A Perth-based company with the catchphrase "leading the next lithium cycle" has been unable to ride out a lull in prices for the precious mineral, with Lepidico (ASX: LPD) calling in voluntary administrators after failing to secure financing for a sub-US$50 million integrated project and concentrator in Namibia.
The directors of Lepidico, which listed on the ASX in 2016 via a reverse takeover and had a market capitalisation of $17 million before share trading was suspended recently, have appointed Richard Tucker and Paul Pracilio of KordaMentha as voluntary administrators for the group and various subsidiaries.
"The directors regrettably determined to place the companies into voluntary administration following unsuccessful attempts to secure financing for the Karibib Lithium Project and mineral concentrator," KordaMentha wrote in a statement to the ASX.
"The administrators intend to continue the sale and recapitalisation campaign that the companies had begun prior to their appointment. During this time the administrators will work closely with management and employees of the companies to assess the status of operations and preserve value."
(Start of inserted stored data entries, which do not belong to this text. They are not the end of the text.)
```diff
diff --git a/include/pagraph_debug.h b/include/pagraph_debug.h
--- a/include/pagraph_debug.h
+++ b/include/pagraph_debug.h
@@ -14,6 +14,8 @@
 int pag_debug_succ_sizes(const pag_graph *g, uint64_t *n_pos, uint64_t *n_succ);
 int pag_debug_succ(const pag_graph *g, uint32_t *succ_off, void *recs);
 int pag_debug_trav_vertices(const pag_graph *g, uint32_t *code, uint64_t *pos);
+int pag_debug_trav_edges_sizes(const pag_graph *g, uint64_t *n_nodes, uint64_t *n_edges);
+int pag_debug_trav_edges(const pag_graph *g, uint32_t *nedge_off, uint32_t *eto, uint32_t *estep);
 int pag_debug_stream_sizes(const pag_graph *g, uint64_t *n_tuples, uint64_t *n_edges);
 int pag_debug_streams(const pag_graph *g, uint32_t *tkey, uint64_t *tval, uint32_t *ekey, uint64_t *eval);
 int pag_debug_cov_filter(const pag_aln *aln, uint64_t n_aln, const pag_ref *refs, uint64_t n_refs, uint32_t cov_filter,
```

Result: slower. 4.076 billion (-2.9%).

The company describes itself as a "global leader in sustainable lithium mica processing" with its patented L-Max and LOHMax technologies that can extract lithium - a key component of the electrification economy and other advanced technologies - from lepidolite.
It claims the technologies deliver superior product quality and have "excellent associated environmental and social credentials". As recently as September Lepidico announced its technologies would be licensed to a £9 million ($17.7 million) demonstration plant to process lithium mica in Cornwall in the UK.
But the group has accumulated losses of more than $52 million, $7 million of which were recorded in FY24, on its path to build an integrated project that incorporates this tech, involving shipping of lepidolite-rich concentrate from Namibia to a chemical plant in the UAE that would process lithium using Lepidico's tech.
The current low price of lithium would have likely played an important role in the decision-making processes of Lepidico's prospective financiers, but at the annual general meeting (AGM) in November Lepidico's longstanding chairman Gary Johnson was hopeful that prices were "forming a trough" as "as the high levels of inventories throughout the electric vehicle supply chain have started to reduce".
"Within this environment Lepidico has continued to implement its strategy to secure a strategic partner for the development of the Karibib Lithium Mica Project in Namibia, and also advance its proprietary process technologies to commercialisation," Johnson said at the time.
"The prospective partner for the integrated Phase 1 Project that Lepidico was engaged with this time last year had its lithium-ion battery supply chain development plans in Europe undermined, necessitating a recasting of its strategy which no longer aligned with the Phase 1 Project timeline.
"This led Lepidico to pivot its own strategy to a lower risk staged implementation, with the Karibib lepidolite concentrate development prioritised ahead of the downstream chemical plant."
He noted that Jefferies International had been engaged to secure a partner for the Karibib project, and was encouraged by the UK deal with Cornish Lithium for a development that was funded by the UK Government and two institutional investors.
Despite these best plans, the announcement was made today - less than a month since the AGM - that voluntary administration would be a necessary process.
According to the group's FY24 annual report, Lepidico had net assets of $88.5 million and total liabilities of $13.5 million. The company spent $5.2 million on payments to employees and suppliers during the year, and more than $2 million on exploration and evaluation activities.
By the financial year close it had cash reserves of $4.7 million, compared to $10.8 million a year prior.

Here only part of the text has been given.